Portraits : Thomas Sankara, ou comment s’affranchir de la tutelle blanche (Partie 2/3)

“Cela va nous coûter la vie peut être, mais nous sommes pour prendre les risques, nous sommes là pour oser et vous êtes là pour continuer la lutte coûte que coûte.”

Des réformes sociales, féministes et écologiques

Thomas Sankara mettra en place un grand nombre de réformes dans le pays. Dès son arrivée au pouvoir, il créera le Conseil National de la Révolution. Il réduira également le budget de l’Etat, en remplaçant par exemple les voitures de luxe du gouvernement par des véhicules plus modestes, puis refusera l’utilisation de chauffeurs privées. Il baissera son salaire ainsi que celui de ses ministres.

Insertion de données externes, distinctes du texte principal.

hipError_t launch_f32_to_h2(const float* src, void* dst, int64_t rows, int K, int64_t ld, hipStream_t stream) {
    if ((K & 7) || (ld & 7)) return hipErrorInvalidValue;
    const int64_t n = rows * (K >> 3);
    if (n == 0) return hipSuccess;
    hipLaunchKernelGGL(f32_to_h2_kernel, dim3((unsigned)((n + 255) / 256)), dim3(256), 0, stream, src,
                       reinterpret_cast<uint32_t*>(dst), rows, K, ld);
    return hipGetLastError();
}

hipError_t launch_gemm_h2(const void* A, int lda, size_t a_bytes, const void* W, int ldw, size_t w_bytes,
                          const float* bias, float* C, int ldc, int M, int N, int K, int act, int a_rpb,
                          int64_t a_bstride, int frag_T, int frag_nb, hipStream_t stream, float* splitk_ws,
                          int splits) {
    if (frag_T > 0 && ((M & 31) || (N & 31) || act != 0)) return hipErrorInvalidValue;
    if ((K % HK) || (lda & 7) || (ldw & 7) || (a_bstride & 7) || ((uintptr_t)A & 15) || ((uintptr_t)W & 15))
        return hipErrorInvalidValue;
    if (a_bytes >= (1ull << 32) || w_bytes >= (1ull << 32)) return hipErrorInvalidValue;
    const int tiles_m = (M + HM - 1) / HM, tiles_n = (N + HN - 1) / HN;
    const int nwg = tiles_m * tiles_n;
    if (nwg == 0) return hipSuccess;
    const uint32_t* Au = reinterpret_cast<const uint32_t*>(A);
    const uint32_t* Wu = reinterpret_cast<const uint32_t*>(W);
    if (splits > 1 && splitk_ws != nullptr && frag_T == 0 && !(N & 3) && K / HK >= splits) {
        if (g_h2_split_parent)
            hipLaunchKernelGGL((gemm_h2_kernel<0>), dim3(nwg, splits), dim3(256), 0, stream, Au, lda, (uint32_t)a_bytes, Wu,
                               ldw, (uint32_t)w_bytes, (const float*)nullptr, splitk_ws, N, M, N, K, tiles_n, nwg, a_rpb,
                               a_bstride, 0, 0);
        else
            hipLaunchKernelGGL(gemm_h2_k32_kernel, dim3(nwg, splits), dim3(256), 0, stream, Au, lda, (uint32_t)a_bytes, Wu,
                               ldw, (uint32_t)w_bytes, splitk_ws, M, N, K, tiles_n, nwg, a_rpb, a_bstride);
        const size_t n4 = (size_t)M * (N >> 2);
        if (act == 1)
            hipLaunchKernelGGL((splitk_finish_kernel<1>), dim3((unsigned)((n4 + 255) / 256)), dim3(256), 0, stream,
                               splitk_ws, splits, bias, C, ldc, M, N);
        else
            hipLaunchKernelGGL((splitk_finish_kernel<0>), dim3((unsigned)((n4 + 255) / 256)), dim3(256), 0, stream,
                               splitk_ws, splits, bias, C, ldc, M, N);
        return hipGetLastError();
    }
    if (g_h2_exp > 0 && g_h2_exp < 8) {
#define PA_EXP(E_) case E_: hipLaunchKernelGGL((gemm_h2_kernel<0, E_>), dim3(nwg), dim3(256), 0, stream, Au, lda, (uint32_t)a_bytes, Wu, ldw, (uint32_t)w_bytes, bias, C, ldc, M, N, K, tiles_n, nwg, a_rpb, a_bstride, frag_T, frag_nb); break;
        switch (g_h2_exp) { PA_EXP(1) PA_EXP(2) PA_EXP(3) PA_EXP(4) PA_EXP(5) PA_EXP(6) PA_EXP(7) }
#undef PA_EXP
        return hipGetLastError();
    }
    if (act == 1)
        hipLaunchKernelGGL((gemm_h2_kernel<1>), dim3(nwg), dim3(256), 0, stream, Au, lda, (uint32_t)a_bytes, Wu, ldw,
                           (uint32_t)w_bytes, bias, C, ldc, M, N, K, tiles_n, nwg, a_rpb, a_bstride, frag_T, frag_nb);
    else
        hipLaunchKernelGGL((gemm_h2_kernel<0>), dim3(nwg), dim3(256), 0, stream, Au, lda, (uint32_t)a_bytes, Wu, ldw,
                           (uint32_t)w_bytes, bias, C, ldc, M, N, K, tiles_n, nwg, a_rpb, a_bstride, frag_T, frag_nb);
    return hipGetLastError();
}

}

extern "C" void pa_debug_gemm_h2_experiment(int e) { pa::g_h2_exp = e; }

extern "C" int pa_debug_gemm_h2(const float* A, const float* W, const float* bias, float* C, int a_rows, int M, int N,
                                int K, int act, int frag_T, int frag_nb, int iters, float* ms_out) {
    void *dA = nullptr, *dA2 = nullptr, *dW = nullptr, *dB = nullptr, *dC = nullptr;
    const size_t a_bytes = (size_t)a_rows * K * 4, w_bytes = (size_t)N * K * 4;
    const size_t c_elems = frag_T > 0 ? (size_t)M * N : (size_t)M * N;
    std::vector<uint32_t> wh((size_t)N * K);
    pa::split_h2_host(W, wh.data(), N, K, K, K);
    hipError_t e = hipSuccess;
    auto ok = [&](hipError_t r) { if (e == hipSuccess) e = r; return r == hipSuccess; };
    ok(hipMalloc(&dA, a_bytes)); ok(hipMalloc(&dA2, a_bytes)); ok(hipMalloc(&dW, w_bytes));
    ok(hipMalloc(&dB, (size_t)N * 4)); ok(hipMalloc(&dC, c_elems * 4));
    if (e == hipSuccess) {
        ok(hipMemcpy(dA, A, a_bytes, hipMemcpyHostToDevice));
        ok(hipMemcpy(dW, wh.data(), w_bytes, hipMemcpyHostToDevice));
        if (bias) ok(hipMemcpy(dB, bias, (size_t)N * 4, hipMemcpyHostToDevice));
        ok(hipMemset(dC, 0, c_elems * 4));
        ok(pa::launch_f32_to_h2((const float*)dA, dA2, a_rows, K, K, nullptr));
        hipEvent_t e0, e1;
        ok(hipEventCreate(&e0)); ok(hipEventCreate(&e1));
        ok(pa::launch_gemm_h2(dA2, K, a_bytes, dW, K, w_bytes, bias ? (const float*)dB : nullptr, (float*)dC, N, M, N, K,
                              act, 0, 0, frag_T, frag_nb, nullptr));
        ok(hipDeviceSynchronize());
        ok(hipEventRecord(e0, nullptr));
        for (int i = 0; i < iters; ++i)
            ok(pa::launch_gemm_h2(dA2, K, a_bytes, dW, K, w_bytes, bias ? (const float*)dB : nullptr, (float*)dC, N, M, N,
                                  K, act, 0, 0, frag_T, frag_nb, nullptr));
        ok(hipEventRecord(e1, nullptr));
        ok(hipEventSynchronize(e1));
        float ms = 0.0f;
        ok(hipEventElapsedTime(&ms, e0, e1));
        if (ms_out) *ms_out = iters > 0 ? ms / iters : 0.0f;
        ok(hipMemcpy(C, dC, c_elems * 4, hipMemcpyDeviceToHost));
        (void)hipEventDestroy(e0);
        (void)hipEventDestroy(e1);
    }
    for (void* p : {(void*)dA, (void*)dA2, (void*)dW, (void*)dB, (void*)dC}) (void)hipFree(p);
    if (e != hipSuccess) return pa::set_error((int)e, std::string("pa_debug_gemm_h2: ") + hipGetErrorString(e));
    return 0;
}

Avant-gardiste sur la cause écologique, il luttera contre la désertification en organisant un vaste programme de reboisement dans tout le pays, tout en interdisant la coupe de bois sauvage, de même que les feux de brousse. Il déclarera à ce sujet : “Nous estimons que la responsabilité [de la désertification] n’incombe pas seulement […] au Burkina Faso, mais également à tous ceux qui, loin de chez nous, provoque de façon directe ou indirecte des perturbations climatiques et écologiques.”

Sur la condition féminine, il se révèlera tout aussi visionnaire, en mettant en place de nombreuses mesures en faveur de l’émancipation des femmes : fin de la dot, interdiction de l’excision, mise en place d’un salaire vital, etc. C’est ainsi qu’il affirmera vouloir “donner à chaque femme le moyen de gagner honnêtement et dignement sa vie”. Par ailleurs, il n’hésitera pas à nommer plusieurs femmes dans son gouvernement à des postes clés, comme au ministère du budget.

Bien que militaire de métier, il sera malgré tout critique et prudent face aux forces armées. “Quand on possède un fusil qui peut causer la mort, qu’on reçoit des ordres et que l’on se met au garde-à-vous devant un drapeau sans savoir à qui profite cet ordre et ce fusil, alors on devient un criminel en puissance.”

Une politique anti-impérialiste et anticolonialiste

Il mènera une politique basée sur l’autosuffisance alimentaire, pour lutter contre la famine, mais également pour réduire la dépendance du pays face aux puissances occidentales. Le tout dans un prisme anti-impérialiste et anticolonialiste, réclamant des pays riches qu’ils soient moins paternalistes.

Un cas est particulièrement révélateur de ses ambitions émancipatrices : en 1987, durant le sommet de l’Organisation de l’unité africaine en Ethiopie, il exhorte les autres pays africains de ne plus rembourser leur dette. “Si nous ne payons pas, nos bailleurs de fonds ne mourront pas. […] Par contre, si nous payons, c’est nous qui allons mourir.”

Il placera de manière générale le peuple au centre de sa politique, influencé par la pensée marxiste qu’il aura approfondi lors de son voyage à Madagascar. Il restera obsédé par l’exemplarité de son gouvernement, et par la lutte contre la corruption politique, notamment avec la création des Tribunaux Populaires de la Révolution (TPR).